После обеда она отправилась на кухню. Китти уже доставала из кладовки корицу, разминала тесто и ворчала, что яблоки «слишком сочные в этом году, значит, будет дождь».
Джессика смеялась. Резала яблоки, перемешивала с сахаром, начиняла тесто. Впервые за долгое время – жила.
Когда они поставили штрудель в духовку, на небе потемнело.
За чаем собрались все: дед, Альфред, Китти, даже котёнок прыгал под столом. Было тепло, пряно, как в детстве. Джессика ела медленно, запивая сладким чаем, и слушала, как Альфред рассказывал смешную историю про свою первую попытку испечь торт.
Внезапно – треск. Мгновение, и дом погрузился в темноту. Свет исчез, электричество вырубилось, за окнами хлынул дождь стеной.
– Придёт буря, – прошептала Китти, – сильная.
Джессика поднялась, пошла за свечами.
В спальне было пусто.
Но… что-то было не так.
Ощущение. Будто в комнате кто-то стоял секунду назад. И снова – еле слышный звон. Монета. Но она лежала в потайной шкатулке. Или… нет?
Её рот открылся для крика, но рука легла на плечо – резкая, тяжёлая.
– Тсс… – Вудс.
Он был промокший, тяжело дышал.
В другой руке – бусы с монетой.
– Прости, красотка, но ты должна пройти это. Ты ведь хочешь выжить?
Он стиснул её запястье, накинул бусы ей на шею.
Монета коснулась кожи.
Джессика хотела сопротивляться – но не успела. Пространство дрогнуло. Потемнело. Комната – исчезла.
В последнюю секунду она услышала, как кто-то кричит её имя. Голос Альфреда, прорезающий бурю.
Она исчезла, растворившись в воздухе.

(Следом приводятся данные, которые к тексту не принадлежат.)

# amcpherson/defuse

Hardware: AMD Instinct MI355X
Metric: split-read DP aligns/sec (higher is better)
Workload: dtype int16

## Files before the change

### defuse_amd/csrc/dsa_diag.hpp

```cpp
#pragma once
#include <hip/hip_runtime.h>

namespace dsa {

#ifdef DSA_NO_PRUNE
constexpr bool DIAG_PRUNE = false;
#else
constexpr bool DIAG_PRUNE = true;
#endif
#ifdef DSA_NO_GAP_SKIP
constexpr bool DIAG_GAP_SKIP = false;
#else
constexpr bool DIAG_GAP_SKIP = true;
#endif
#ifdef DSA_ABLATE_TAIL
constexpr bool DIAG_TAIL = false;
#else
constexpr bool DIAG_TAIL = true;
#endif
#ifdef DSA_ABLATE_REPLAY
constexpr bool DIAG_REPLAY = false;
#else
constexpr bool DIAG_REPLAY = true;
#endif

enum DiagSlot {
    DS_GROUPS_SKIPPED = 0, DS_GROUPS = 1, DS_UNUSED2 = 2, DS_WAVE_CYCLES = 3, DS_BARRIER = 4, DS_TABLES = 5, DS_TAIL = 6, DS_ROWMAX = 7,
    DS_COMBINE = 8, DS_REPLAY = 9, DS_GREPLAY_SETUP = 10, DS_GREPLAY_SWEEP = 11, DS_GREPLAY_WAVES = 12, DS_GREPLAY_STEPS = 13,
    DS_GAP_GROUPS = 14, DS_SLOWEST_LISTED = 15,
    DS_TILE_GROUPS = 16,
    DS_TILE_CYCLES = 32,
    DS_TILE_SLOTS = 16, DS_SLOTS = 48
};

#ifdef DSA_PRUNE_STATS
struct DiagClock {
    unsigned long long t;
    __device__ DiagClock() : t(__builtin_readcyclecounter()) {}
    __device__ unsigned long long lap()
    {
        const unsigned long long n = __builtin_readcyclecounter(), d = n - t;
        t = n;
        return d;
    }
};
#define DSA_STAT_ADD(g, slot, v) atomicAdd(&(g).stats[slot], (unsigned long long)(v))
#define DSA_STAT_MAX(g, slot, v) atomicMax(&(g).stats[slot], (unsigned long long)(v))
#else
struct DiagClock {
    __device__ unsigned long long lap() { return 0; }
};
#define DSA_STAT_ADD(g, slot, v) ((void)0)
#define DSA_STAT_MAX(g, slot, v) ((void)0)
#endif

}
```

### defuse_amd/csrc/dsa_kernels.hpp

```cpp
#pragma once
#include <hip/hip_runtime.h>
#include <stdint.h>

#include "../../include/defuse_dsa.h"
#include "dsa_diag.hpp"
#include "dsa_tile.hpp"

namespace dsa {

constexpr int W = TILE_W;
constexpr int WAVE = 64;
constexpr int WG_WAVES = 4;
constexpr int WG_LANES = WG_WAVES * WAVE;
constexpr uint32_t REF_PAD16 = 0x00AAu;
constexpr uint32_t ROW_PAD16 = 0x0055u;

constexpr int NCLS = 5;
constexpr int NCOMBO = NCLS * NCLS;
constexpr int TROW = W + 4;
#ifndef FILL_PF
#define FILL_PF 2
#endif
constexpr int GMAX = 4;
constexpr int TGROUP = NCOMBO * TROW;
// ... 79 lines not shown
    for (int j = 1; j < GMAX; ++j)
        if (k == j) f = v.f4[j];
    return f;
}
__device__ __forceinline__ WgView wg_groups(WgGroupsLds* gl, int f, int f_prev_of_wave_lane0, int& my_group)
{
    const int tid = threadIdx.x, lane = tid & 63, wv = tid >> 6;
    int fprev = __shfl_up(f, 1, 64);
    if (lane == 0) fprev = f_prev_of_wave_lane0;
    const bool start = tid == 0 || f != fprev;
    const unsigned long long m = __builtin_amdgcn_ballot_w64(start);
    if (lane == 0) gl->wave_starts[wv] = __builtin_popcountll(m);
    __syncthreads();
    int base = 0, total = 0;
#pragma unroll
    for (int k = 0; k < WG_WAVES; ++k) {
        const int c = gl->wave_starts[k];
        if (k < wv) base += c;
        total += c;
    }
    my_group = base + __builtin_popcountll(m & ((2ull << lane) - 1ull)) - 1;
    if (start && my_group < GSPLIT2) gl->group_f[my_group] = f;
    __syncthreads();
    total = uniform(total);
    WgView v;
    v.n_groups = total <= GSPLIT2 ? total : 0;
    v.list = gl->group_f;
#pragma unroll
    for (int k = 0; k < GMAX; ++k) v.f4[k] = k < total ? uniform(gl->group_f[k]) : 0;
    return v;
}
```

Тень от её тела ещё дрожала в тусклом свете молнии, а потом – ничего.
В ту же секунду Альфред влетел в спальню. Дверь распахнулась с грохотом, словно от удара ветра.
– Джессика! – рык, не крик.
Он обернулся. Сердце сжалось в груди, вцепилось когтями в кости. Комната была пуста. Шкатулка с монетой – открыта. На полу – её свитер, сорванный в спешке. И… запах.
Он остановился. Вдохнул. Медленно. Смертельно.
Чужой запах.
Пот. Жир. Мужской страх, подмешанный к одеколону.
И... гиена.
Ягуар внутри зарычал. Волна огня поднялась в груди, разорвала кости изнутри. Его руки сжались, ногти вонзились в ладони. Лицо исказилось. Губы обнажили зубы.
Он видел это.
Вудс.
Но уже не человек. Его лицо – оскал гиены, вытянутые зубы, мерзкая ухмылка, воняющая предательством. Он увидел, как тот схватил её. Услышал звон монеты.
Ублюдок.
Он зарычал так, что стены задрожали.
– Я разорву тебя. – Голос, чужой, звериный. – Найду. Где бы ты ни прятался. Разорву тебе глотку. Медленно.
Он перевернул стол. Разбил зеркало. Рвал шкафы. Его зверь метался по комнате, не в силах смириться с бессилием.
Он знал: сейчас он не может за ней пойти.
Это её испытание.
Но его кровь – требовала мести.
На стене остался след когтей. Глубокий. Почти до дерева.
Он опустился на колени, сжимая свитер Джессики, прижимая его к лицу.
Ягуар отступил внутрь, но дрожал.
Ждал.
Рвался.
Готовился.
– Живи, – прошептал он. – Только живи. Я всё остальное сделаю сам.
А где-то – в другом времени, в другой реальности – Джессика открывала глаза на четвёртом испытании.